Heh, here's another stupid moment. I was riding my motorcycle on a winding back road, and came up behind one of my neighbors, because I was driving stupid fast. Stupid, because it was a Harley, and a winding road, to boot. He sped up, and the race was on! We came around a curve, and he slowed way down. I had driven this stretch many times, but I was focused on speed, and didn't realize that this was where the road dropped about 20 feet in about 50 feet, and curved right, all at the same time. I passed him, because he had slowed way down. I ended up on the other side of the road, then into the gravel on that side, swerving around and trying to avoid the barbed wire fence. Had I run into that, I'd've been strung out like beef jerky, drying in the sun...
i was out on a straight section of highway once in oklahoma
lots of straight sections there
trying to see how fast my motorcycle would go. i was doing about 110 or 115 mph on my triumph when it went into a speedwobble, then a tank slapper, then threw me off. i think it was the shitty cheng shin tire that probably had the wrong pressure.

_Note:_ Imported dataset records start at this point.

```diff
@@ -3113,9 +3115,9 @@
       configured[0] = lds;
     }
     const int per_cu = lds > 80 * 1024 ? 1 : 2;
-    hipLaunchKernelGGL(sftb_lin_kernel, dim3(std::min(B, per_cu * num_cus)), dim3(64 * SFTB_LIN_NW), lds, stream, d_probs, d_runs, d_counters, d_list, B, tail_below);
+    hipLaunchKernelGGL(sftb_lin_kernel, dim3(std::min(B, per_cu * num_cus)), dim3(64 * SFTB_LIN_NW), lds, stream, d_probs, d_runs, d_counters, d_list, *aux, B, tail_below);
   } else if (phase == SFTB_PH_FACTOR) {
-    hipLaunchKernelGGL(sftb_factor_kernel, dim3(std::min(B, 4 * num_cus)), dim3(64), WV_LDS_DOUBLES * sizeof(double), stream, d_probs, d_runs, d_counters, B);
+    hipLaunchKernelGGL(sftb_factor_kernel, dim3(std::min(B, 4 * num_cus)), dim3(64), WV_LDS_DOUBLES * sizeof(double), stream, d_probs, d_runs, d_counters, B, *aux);
   } else {
     const size_t lds = head + std::max<size_t>(2048, xyz_doubles) * sizeof(double);
     if (lds > configured[1]) {
@@ -3123,14 +3125,14 @@
       if (e != hipSuccess) return e;
       configured[1] = lds;
     }
-    hipLaunchKernelGGL(sftb_trial_kernel, dim3(B), dim3(64 * SFTB_NW), lds, stream, d_probs, d_runs, d_counters, d_list);
+    hipLaunchKernelGGL(sftb_trial_kernel, dim3(B), dim3(64 * SFTB_NW), lds, stream, d_probs, d_runs, d_counters, d_list, *aux, tail_below);
   }
   return hipGetLastError();
 }
 
 #ifdef DSH_LAB
 extern "C" hipError_t sftb_factor_lab_launch(const SftDev* d_probs, SftRun* d_runs, int* d_counters, int B, int grid, hipStream_t stream) {
-  hipLaunchKernelGGL(sftb_factor_kernel, dim3(grid), dim3(64), WV_LDS_DOUBLES * sizeof(double), stream, d_probs, d_runs, d_counters, B);
+  hipLaunchKernelGGL(sftb_factor_kernel, dim3(grid), dim3(64), WV_LDS_DOUBLES * sizeof(double), stream, d_probs, d_runs, d_counters, B, SftbAux{});
   return hipGetLastError();
 }
 #endif
diff --git a/defslam_amd/csrc/sft_plan.h b/defslam_amd/csrc/sft_plan.h
--- a/defslam_amd/csrc/sft_plan.h
+++ b/defslam_amd/csrc/sft_plan.h
@@ -10,7 +10,7 @@
 constexpr int kTS = 16, kBT = 8, kWB = 16;
 constexpr int kSftMaxSub = 4;
 
-struct SftOptions { int waves = 0; int dataflow = 1; int wide_off = 0; int speculate = 0; int split = 2; int rounds = 1; int streams = 0; int helpers = -1; int tail = -1; int owner_waves = 8; int helpers_wbt = 12; };
+struct SftOptions { int waves = 0; int dataflow = 1; int wide_off = 0; int speculate = 0; int split = 2; int rounds = 1; int streams = 0; int helpers = -1; int tail = -1; int owner_waves = 8; int helpers_wbt = 12; int carry = 2; };
 
 enum class SftUploadMode { batch, shared_camera, connected };
 
diff --git a/defslam_amd/csrc/sft_problem.h b/defslam_amd/csrc/sft_problem.h
--- a/defslam_amd/csrc/sft_problem.h
+++ b/defslam_amd/csrc/sft_problem.h
@@ -64,6 +64,9 @@
 #define SFTB_TRIAL 1
 #define SFTB_DONE 2
 #define SFTB_FINISH 3
+#define SFTB_XOUT 4
+#define SFTB_XREADY 5
+#define SFTB_HELD 8
 #define SFTB_PH_INIT 0
 #define SFTB_PH_LIN 1
 #define SFTB_PH_FACTOR 2
@@ -72,7 +75,15 @@
 struct SftRun {
   double lambda, ni, chi_cur, chi_ini, rho, lambda_start;
   double pose_bak[8];
-  int32_t it, qmax, nbad, accepted, all_ok, iters, trials, state, fact_ok, pad[3];
+  int32_t it, qmax, nbad, accepted, all_ok, iters, trials, state, fact_ok, tau, pad[2];
+};
+struct SftbAux {
+  int* ring;
+  int* held;
+  int* entered;
+  int* carry;
+  int n_entered;
+  int carry_mode;
 };
 
 struct SftPart {
@@ -161,10 +172,10 @@
 #include <stddef.h>
 extern "C" size_t sft_lm_kernel_lds_bytes(int kd, size_t jl_doubles);
 extern "C" hipError_t sft_lm_launch(const SftDev* d_probs, int B, int max_kd, size_t jl_doubles, int nw, size_t* configured, hipStream_t stream);
-extern "C" hipError_t sftb_launch(const SftDev* d_probs, SftRun* d_runs, int* d_counters, int* d_list, int B, int phase, size_t jl_doubles, size_t xyz_doubles,
-                                  size_t* configured, int num_cus, int tail_below, hipStream_t stream);
+extern "C" hipError_t sftb_launch(const SftDev* d_probs, SftRun* d_runs, int* d_counters, int* d_list, const SftbAux* aux, int B, int phase, size_t jl_doubles,
+                                  size_t xyz_doubles, size_t* configured, int num_cus, int tail_below, hipStream_t stream);
 extern "C" hipError_t sftb_tail_launch(const SftDev* d_probs, SftRun* d_runs, int* d_counters, int B, int max_kd, size_t jl_doubles, size_t* configured, int num_cus,
-                                       int tail_below, hipStream_t stream);
+                                       hipStream_t stream);
 extern "C" hipError_t sft_spec_launch(const SftDev* d_probs, SftSpec* d_spec, int B, int K, int phase, int nh, int owner_waves, int max_kd, size_t jl_doubles,
                                       size_t* configured, hipStream_t stream);
 extern "C" hipError_t sft_sc_launch(const SftDev* d_probs, SftSc* d_sc, int B, int phase, int max_kd, size_t jl_doubles, size_t* configured, hipStream_t stream);
diff --git a/defslam_amd/csrc/sft_wave.h b/defslam_amd/csrc/sft_wave.h
--- a/defslam_amd/csrc/sft_wave.h
+++ b/defslam_amd/csrc/sft_wave.h
@@ -901,6 +901,34 @@
   return Q;
 }
 
+__device__ __forceinline__ WvPrev wv_prev_none() {
+  WvPrev Q;
+  Q.Lg = nullptr; Q.Linv = nullptr; Q.x = nullptr; Q.nT = 0; Q.active = 0; Q.m8[0] = Q.m8[1] = 0; Q.xb = 0.0;
+  return Q;
+}
+__device__ __forceinline__ WvPrev wv_prev_carried(const SftDev& P, int ok) {
+  int lane;
+  asm volatile("v_mbcnt_lo_u32_b32 %0, -1, 0\n\tv_mbcnt_hi_u32_b32 %0, -1, %0" : "=v"(lane));
+  const int c = lane & 15;
+  WvPrev Q;
+  const int Dn = uni(P.Dn), Dnp = ((Dn + NB - 1) / NB) * NB;
+  Q.Lg = uni(P.Lb); Q.Linv = uni(P.Linv); Q.x = uni(P.x);
+  Q.nT = Dnp / TS;
+  Q.m8[0] = wv_granule_mask(4 - (TS * BT - uni(P.kd)));
+  Q.m8[1] = wv_granule_mask(12 - (TS * BT - uni(P.kd)));
+  Q.active = __builtin_amdgcn_readfirstlane(ok);
+  Q.xb = (c < 6) ? P.x[Dnp + c] : ((c == 6) ? -1.0 : 0.0);
+  return Q;
+}
+constexpr int WV_L_SLOT = WV_L_CN + 56;
+static_assert(WV_L_SLOT < WV_L_XRING, "the slot word lies between the corner and the x ring");
+__device__ __forceinline__ void wv_slot_put(lds_double* lds, int slot, int lane) {
+  if (lane == 0) *reinterpret_cast<__attribute__((address_space(3))) int*>(lds + WV_L_SLOT) = slot;
+}
+__device__ __forceinline__ int wv_slot_get(const lds_double* lds) {
+  return __builtin_amdgcn_readfirstlane(*reinterpret_cast<const __attribute__((address_space(3))) int*>(lds + WV_L_SLOT));
+}
+
 __device__ __forceinline__ int wv_factor_solve(const SftDev& P, double lambda, double lam_corner, lds_double* lds) {
   WvPrev none;
   none.Lg = nullptr; none.Linv = nullptr; none.x = nullptr; none.nT = 0; none.active = 0; none.m8[0] = none.m8[1] = 0; none.xb = 0.0;
```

anyway, the bike slid about 400 feet in a circle of sparks like a catherine wheel, and i went up, down, up, down up and down. slid to a stop in front of four horrified people just getting into their car to go see grandma in the hospital, so they gave me a lift. very nice of them.
lost some skin on that one, and got to meet nurse satan with her iodine-soaked gauze, but the bike was easily fixed, and im looking at it right now 20 feet away. that was 45 years ago, and the motorcycle is faster now than it was then.
Quote from: billy rubin on August 05, 2022, 04:06:15 PM(https://i.imgur.com/dMf2PQel.jpg)
The original Mini was
tiny, but, much like the Fiat 500, it had a sort of... Character. Personality, if you will.
The new ones are not that small, but yes, worlds ahead of any Smart car in my book.
It was about 1944 during WW2. A pair of unrelated women lived nearby. They were nice ladies and they owned a tiny little car. It was a Fiat Topolino of perhaps 1936 or 38 vintage. It could not be driven because it had a busted transmission. My father and I made a deal with the ladies. I would cut their grass for an entire summer if they would give us the car. The deal was struck, and we took the little thing to our backyard workshop.
My dad, a skilled machinist, made some new gears to repair the tranny. I drove the car to school after that. I was only 14 but in those days a kid could get a Florida drivers license at 14. The Fiat was tiny, having only two seats, neither of which could quite accommodate a large person. I don't know what displacement the engine was but it was a four cylinder flathead about twice the size of a shoe box. It did get exceptional gas mileage. Good thing it did because gasoline was rationed at the time.